__Task details__
Below are the entries; state how many of their lines contain the string "wtaps", and nothing more.

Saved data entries

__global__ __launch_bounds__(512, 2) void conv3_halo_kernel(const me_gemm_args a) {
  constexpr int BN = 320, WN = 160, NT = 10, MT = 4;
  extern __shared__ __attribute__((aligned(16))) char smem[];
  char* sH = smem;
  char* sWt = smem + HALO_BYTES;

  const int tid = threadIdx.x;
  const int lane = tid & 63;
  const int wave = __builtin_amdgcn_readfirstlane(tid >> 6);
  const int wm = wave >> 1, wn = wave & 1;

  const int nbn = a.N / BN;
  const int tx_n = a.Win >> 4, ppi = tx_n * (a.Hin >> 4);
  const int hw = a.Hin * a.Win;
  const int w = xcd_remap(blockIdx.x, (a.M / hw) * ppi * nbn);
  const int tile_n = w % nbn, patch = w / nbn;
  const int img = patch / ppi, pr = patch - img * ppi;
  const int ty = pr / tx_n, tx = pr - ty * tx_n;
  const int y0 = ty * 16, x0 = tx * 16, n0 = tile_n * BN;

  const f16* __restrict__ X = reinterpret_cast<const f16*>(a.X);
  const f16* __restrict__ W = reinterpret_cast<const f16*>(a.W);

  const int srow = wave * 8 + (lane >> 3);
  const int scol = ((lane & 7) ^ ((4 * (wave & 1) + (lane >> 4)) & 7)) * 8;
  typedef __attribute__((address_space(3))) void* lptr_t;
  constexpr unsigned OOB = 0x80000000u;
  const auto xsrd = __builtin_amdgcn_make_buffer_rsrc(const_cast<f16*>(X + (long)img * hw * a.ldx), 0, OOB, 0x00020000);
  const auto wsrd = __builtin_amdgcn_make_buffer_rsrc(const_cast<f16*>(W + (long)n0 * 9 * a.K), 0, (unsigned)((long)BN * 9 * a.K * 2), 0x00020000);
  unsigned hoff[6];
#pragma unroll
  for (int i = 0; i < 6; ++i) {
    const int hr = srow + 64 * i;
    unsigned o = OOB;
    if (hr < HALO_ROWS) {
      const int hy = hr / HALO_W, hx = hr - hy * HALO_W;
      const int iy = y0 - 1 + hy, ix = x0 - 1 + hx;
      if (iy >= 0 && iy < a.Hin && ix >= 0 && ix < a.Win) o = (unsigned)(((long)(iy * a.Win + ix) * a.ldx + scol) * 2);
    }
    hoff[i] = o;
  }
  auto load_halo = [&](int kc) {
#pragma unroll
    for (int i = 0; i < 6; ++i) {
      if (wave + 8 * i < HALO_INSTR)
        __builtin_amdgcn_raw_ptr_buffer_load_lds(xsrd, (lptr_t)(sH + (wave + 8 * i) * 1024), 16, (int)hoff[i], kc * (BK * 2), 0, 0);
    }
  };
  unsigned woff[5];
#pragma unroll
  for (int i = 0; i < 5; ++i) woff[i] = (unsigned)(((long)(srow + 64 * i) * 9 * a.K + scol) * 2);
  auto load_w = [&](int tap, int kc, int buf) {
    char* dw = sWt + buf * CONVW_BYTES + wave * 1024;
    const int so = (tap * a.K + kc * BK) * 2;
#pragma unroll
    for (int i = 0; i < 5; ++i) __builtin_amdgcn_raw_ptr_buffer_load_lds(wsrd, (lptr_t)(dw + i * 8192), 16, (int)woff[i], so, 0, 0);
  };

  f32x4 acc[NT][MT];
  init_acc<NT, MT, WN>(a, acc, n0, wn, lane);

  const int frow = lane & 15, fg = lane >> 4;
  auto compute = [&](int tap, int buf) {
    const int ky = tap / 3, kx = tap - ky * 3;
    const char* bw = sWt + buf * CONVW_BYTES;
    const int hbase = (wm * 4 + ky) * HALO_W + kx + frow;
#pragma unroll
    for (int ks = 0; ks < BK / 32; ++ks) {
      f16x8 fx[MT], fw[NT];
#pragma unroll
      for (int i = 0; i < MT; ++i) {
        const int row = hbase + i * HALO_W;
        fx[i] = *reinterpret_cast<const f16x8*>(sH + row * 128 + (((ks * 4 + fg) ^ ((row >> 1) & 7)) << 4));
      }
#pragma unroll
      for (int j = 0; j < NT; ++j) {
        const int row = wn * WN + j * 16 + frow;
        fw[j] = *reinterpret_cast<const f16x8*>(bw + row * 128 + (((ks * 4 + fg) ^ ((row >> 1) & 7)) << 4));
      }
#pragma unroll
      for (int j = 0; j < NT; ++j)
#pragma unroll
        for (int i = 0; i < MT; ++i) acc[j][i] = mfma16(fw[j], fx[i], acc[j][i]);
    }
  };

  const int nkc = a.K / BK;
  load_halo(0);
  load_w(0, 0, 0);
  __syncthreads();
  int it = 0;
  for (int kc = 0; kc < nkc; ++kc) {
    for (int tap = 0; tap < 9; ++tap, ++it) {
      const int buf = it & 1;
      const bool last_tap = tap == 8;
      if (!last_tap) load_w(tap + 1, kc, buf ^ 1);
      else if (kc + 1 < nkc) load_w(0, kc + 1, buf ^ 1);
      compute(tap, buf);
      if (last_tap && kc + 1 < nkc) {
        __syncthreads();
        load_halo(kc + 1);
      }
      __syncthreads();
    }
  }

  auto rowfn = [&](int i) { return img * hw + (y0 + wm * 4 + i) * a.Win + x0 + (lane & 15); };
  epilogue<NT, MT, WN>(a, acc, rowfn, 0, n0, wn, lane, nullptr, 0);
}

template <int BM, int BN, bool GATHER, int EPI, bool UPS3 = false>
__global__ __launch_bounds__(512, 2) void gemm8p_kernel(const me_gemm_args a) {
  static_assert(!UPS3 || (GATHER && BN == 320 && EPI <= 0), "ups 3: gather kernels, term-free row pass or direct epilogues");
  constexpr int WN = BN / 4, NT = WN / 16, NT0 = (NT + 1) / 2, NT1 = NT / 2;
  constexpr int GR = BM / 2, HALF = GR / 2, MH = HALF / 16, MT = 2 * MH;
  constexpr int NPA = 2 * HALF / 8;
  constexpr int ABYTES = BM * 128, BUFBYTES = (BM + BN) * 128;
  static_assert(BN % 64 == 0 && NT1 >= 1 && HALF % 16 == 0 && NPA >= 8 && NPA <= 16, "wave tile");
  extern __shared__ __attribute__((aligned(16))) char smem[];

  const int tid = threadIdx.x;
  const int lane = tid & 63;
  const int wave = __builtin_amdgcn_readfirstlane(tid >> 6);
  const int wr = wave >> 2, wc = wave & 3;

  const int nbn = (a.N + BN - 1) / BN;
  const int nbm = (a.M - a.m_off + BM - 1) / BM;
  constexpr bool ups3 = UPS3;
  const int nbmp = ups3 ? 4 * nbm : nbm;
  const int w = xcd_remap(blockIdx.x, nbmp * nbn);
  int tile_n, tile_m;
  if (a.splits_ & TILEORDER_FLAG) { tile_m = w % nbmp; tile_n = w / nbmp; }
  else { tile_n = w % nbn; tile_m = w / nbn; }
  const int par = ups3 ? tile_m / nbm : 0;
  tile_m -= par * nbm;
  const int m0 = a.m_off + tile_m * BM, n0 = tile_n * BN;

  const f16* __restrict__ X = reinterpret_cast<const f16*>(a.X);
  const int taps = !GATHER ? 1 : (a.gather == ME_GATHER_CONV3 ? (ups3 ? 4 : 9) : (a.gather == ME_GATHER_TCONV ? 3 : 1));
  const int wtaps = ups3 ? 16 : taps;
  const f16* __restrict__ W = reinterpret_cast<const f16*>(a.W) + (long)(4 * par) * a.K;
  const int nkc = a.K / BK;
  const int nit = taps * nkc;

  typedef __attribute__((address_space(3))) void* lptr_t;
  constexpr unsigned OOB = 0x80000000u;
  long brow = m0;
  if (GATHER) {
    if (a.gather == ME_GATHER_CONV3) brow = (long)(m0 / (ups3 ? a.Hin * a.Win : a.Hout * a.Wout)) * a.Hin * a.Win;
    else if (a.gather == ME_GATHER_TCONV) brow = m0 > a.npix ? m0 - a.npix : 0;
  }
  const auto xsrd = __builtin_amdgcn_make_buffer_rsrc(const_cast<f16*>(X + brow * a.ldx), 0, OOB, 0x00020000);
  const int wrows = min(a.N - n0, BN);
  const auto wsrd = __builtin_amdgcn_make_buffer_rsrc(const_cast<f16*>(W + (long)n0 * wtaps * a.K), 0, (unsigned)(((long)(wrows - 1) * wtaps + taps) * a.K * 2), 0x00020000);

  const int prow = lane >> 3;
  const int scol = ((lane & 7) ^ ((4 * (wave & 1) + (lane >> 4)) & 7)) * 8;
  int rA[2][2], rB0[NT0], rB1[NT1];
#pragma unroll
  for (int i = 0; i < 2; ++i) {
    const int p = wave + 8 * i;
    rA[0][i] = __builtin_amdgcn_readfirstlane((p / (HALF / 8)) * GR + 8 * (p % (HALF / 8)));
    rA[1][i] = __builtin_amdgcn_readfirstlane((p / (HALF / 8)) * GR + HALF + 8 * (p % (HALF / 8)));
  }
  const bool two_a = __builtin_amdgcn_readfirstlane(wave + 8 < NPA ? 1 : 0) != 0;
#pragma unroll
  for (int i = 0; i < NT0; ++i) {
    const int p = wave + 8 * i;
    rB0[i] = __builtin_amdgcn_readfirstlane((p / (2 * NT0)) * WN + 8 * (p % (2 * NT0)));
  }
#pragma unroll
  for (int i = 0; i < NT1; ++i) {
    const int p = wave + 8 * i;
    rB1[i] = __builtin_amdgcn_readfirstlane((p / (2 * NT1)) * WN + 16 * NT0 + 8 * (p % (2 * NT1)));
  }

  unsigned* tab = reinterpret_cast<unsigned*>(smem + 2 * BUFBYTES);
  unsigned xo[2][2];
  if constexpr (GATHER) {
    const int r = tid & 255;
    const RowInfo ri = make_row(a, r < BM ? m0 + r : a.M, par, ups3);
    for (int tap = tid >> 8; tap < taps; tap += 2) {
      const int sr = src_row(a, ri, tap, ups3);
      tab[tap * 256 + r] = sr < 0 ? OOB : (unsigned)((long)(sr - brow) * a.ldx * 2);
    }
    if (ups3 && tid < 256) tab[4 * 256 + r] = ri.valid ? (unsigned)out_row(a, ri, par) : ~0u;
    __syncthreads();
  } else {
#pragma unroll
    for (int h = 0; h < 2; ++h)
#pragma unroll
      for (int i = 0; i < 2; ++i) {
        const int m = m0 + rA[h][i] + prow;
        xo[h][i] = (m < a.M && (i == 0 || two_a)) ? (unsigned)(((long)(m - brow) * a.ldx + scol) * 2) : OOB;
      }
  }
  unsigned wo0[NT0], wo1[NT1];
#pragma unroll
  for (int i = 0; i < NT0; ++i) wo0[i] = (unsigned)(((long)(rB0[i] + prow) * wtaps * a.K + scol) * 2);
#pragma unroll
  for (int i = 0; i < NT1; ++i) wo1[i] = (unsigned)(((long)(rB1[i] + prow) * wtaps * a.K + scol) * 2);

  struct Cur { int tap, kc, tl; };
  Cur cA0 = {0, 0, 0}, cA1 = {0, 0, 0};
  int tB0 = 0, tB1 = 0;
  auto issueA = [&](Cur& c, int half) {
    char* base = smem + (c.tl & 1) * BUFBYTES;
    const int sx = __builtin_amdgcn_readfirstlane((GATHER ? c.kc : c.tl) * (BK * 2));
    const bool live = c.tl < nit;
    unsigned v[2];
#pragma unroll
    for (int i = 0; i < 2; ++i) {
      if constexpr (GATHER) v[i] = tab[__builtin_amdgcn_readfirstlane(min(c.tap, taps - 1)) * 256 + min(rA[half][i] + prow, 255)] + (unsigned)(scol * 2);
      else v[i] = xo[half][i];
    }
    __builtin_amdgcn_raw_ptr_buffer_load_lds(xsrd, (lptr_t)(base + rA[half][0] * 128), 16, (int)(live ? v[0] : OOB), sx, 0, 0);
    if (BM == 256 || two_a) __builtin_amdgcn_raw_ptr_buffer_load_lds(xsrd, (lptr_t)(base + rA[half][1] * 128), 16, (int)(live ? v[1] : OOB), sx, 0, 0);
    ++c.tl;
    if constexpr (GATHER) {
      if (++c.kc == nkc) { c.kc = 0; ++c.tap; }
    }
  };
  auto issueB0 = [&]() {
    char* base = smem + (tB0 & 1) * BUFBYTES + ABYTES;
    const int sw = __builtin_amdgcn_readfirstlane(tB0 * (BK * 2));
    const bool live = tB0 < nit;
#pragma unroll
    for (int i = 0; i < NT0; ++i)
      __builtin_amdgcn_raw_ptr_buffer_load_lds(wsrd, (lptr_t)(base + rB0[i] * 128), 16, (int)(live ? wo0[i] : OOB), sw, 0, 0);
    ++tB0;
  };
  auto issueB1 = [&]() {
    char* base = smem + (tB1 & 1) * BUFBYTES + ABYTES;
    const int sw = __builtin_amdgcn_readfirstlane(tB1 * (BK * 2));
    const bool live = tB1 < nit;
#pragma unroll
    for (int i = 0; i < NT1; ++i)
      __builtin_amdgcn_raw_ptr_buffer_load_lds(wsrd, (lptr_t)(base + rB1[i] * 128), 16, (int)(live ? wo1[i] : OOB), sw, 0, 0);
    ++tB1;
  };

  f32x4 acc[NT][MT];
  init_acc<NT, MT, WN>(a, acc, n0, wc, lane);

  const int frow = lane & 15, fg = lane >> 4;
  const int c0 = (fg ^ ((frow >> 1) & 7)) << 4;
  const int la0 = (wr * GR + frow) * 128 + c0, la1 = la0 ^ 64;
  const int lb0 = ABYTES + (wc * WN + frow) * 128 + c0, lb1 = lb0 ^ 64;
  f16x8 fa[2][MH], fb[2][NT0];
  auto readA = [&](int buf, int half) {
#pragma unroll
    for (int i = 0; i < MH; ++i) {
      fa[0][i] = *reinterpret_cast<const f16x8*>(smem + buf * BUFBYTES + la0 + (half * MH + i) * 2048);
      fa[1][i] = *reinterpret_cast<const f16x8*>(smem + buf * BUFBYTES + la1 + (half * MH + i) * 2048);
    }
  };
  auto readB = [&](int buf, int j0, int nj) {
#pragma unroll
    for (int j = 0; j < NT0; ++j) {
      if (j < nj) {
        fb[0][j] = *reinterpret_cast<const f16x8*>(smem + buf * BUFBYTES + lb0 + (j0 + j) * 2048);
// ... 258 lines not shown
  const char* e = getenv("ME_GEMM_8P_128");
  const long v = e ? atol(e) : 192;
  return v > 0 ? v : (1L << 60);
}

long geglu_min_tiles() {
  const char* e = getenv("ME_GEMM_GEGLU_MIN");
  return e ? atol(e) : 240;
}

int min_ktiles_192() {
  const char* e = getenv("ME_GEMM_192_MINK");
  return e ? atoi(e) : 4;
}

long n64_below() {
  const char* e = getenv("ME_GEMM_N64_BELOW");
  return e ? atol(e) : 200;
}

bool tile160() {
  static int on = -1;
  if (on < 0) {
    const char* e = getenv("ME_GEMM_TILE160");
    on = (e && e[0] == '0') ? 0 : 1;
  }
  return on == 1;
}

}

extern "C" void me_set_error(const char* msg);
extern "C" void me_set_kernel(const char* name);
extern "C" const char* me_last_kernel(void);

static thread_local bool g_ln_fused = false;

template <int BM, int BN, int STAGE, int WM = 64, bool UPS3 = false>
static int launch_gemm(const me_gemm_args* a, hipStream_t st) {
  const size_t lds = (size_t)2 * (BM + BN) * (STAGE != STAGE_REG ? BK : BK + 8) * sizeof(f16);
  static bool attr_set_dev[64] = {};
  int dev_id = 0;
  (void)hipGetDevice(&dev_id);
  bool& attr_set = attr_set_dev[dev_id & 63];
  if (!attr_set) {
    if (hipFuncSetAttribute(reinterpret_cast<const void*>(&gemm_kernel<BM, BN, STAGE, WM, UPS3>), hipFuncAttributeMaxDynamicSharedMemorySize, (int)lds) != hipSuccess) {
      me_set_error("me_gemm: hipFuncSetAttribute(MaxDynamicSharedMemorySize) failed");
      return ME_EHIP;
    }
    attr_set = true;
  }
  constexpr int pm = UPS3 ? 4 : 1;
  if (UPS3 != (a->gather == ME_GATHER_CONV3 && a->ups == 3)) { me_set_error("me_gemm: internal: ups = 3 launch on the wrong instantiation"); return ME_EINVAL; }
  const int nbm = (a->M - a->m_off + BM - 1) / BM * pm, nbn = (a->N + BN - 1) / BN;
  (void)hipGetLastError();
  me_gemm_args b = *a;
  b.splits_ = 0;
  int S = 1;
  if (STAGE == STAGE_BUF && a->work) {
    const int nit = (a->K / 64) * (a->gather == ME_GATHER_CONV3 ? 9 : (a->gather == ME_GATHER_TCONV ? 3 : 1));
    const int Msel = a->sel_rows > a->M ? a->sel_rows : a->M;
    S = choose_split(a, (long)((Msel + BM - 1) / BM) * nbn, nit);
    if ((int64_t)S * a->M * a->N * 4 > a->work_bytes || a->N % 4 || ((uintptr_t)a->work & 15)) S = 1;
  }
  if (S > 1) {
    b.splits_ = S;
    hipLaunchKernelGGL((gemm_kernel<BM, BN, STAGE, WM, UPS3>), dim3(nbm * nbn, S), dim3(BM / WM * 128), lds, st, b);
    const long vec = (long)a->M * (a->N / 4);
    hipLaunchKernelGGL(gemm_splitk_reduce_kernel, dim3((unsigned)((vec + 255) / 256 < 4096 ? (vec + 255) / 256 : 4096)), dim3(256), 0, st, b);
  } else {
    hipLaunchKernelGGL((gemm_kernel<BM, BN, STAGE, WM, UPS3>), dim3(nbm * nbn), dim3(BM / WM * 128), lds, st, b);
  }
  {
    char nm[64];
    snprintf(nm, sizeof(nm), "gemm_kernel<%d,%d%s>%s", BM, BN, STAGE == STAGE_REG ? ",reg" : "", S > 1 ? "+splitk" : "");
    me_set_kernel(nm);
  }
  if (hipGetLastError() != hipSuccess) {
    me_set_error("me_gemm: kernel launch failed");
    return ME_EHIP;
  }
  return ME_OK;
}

__Expected answer__
4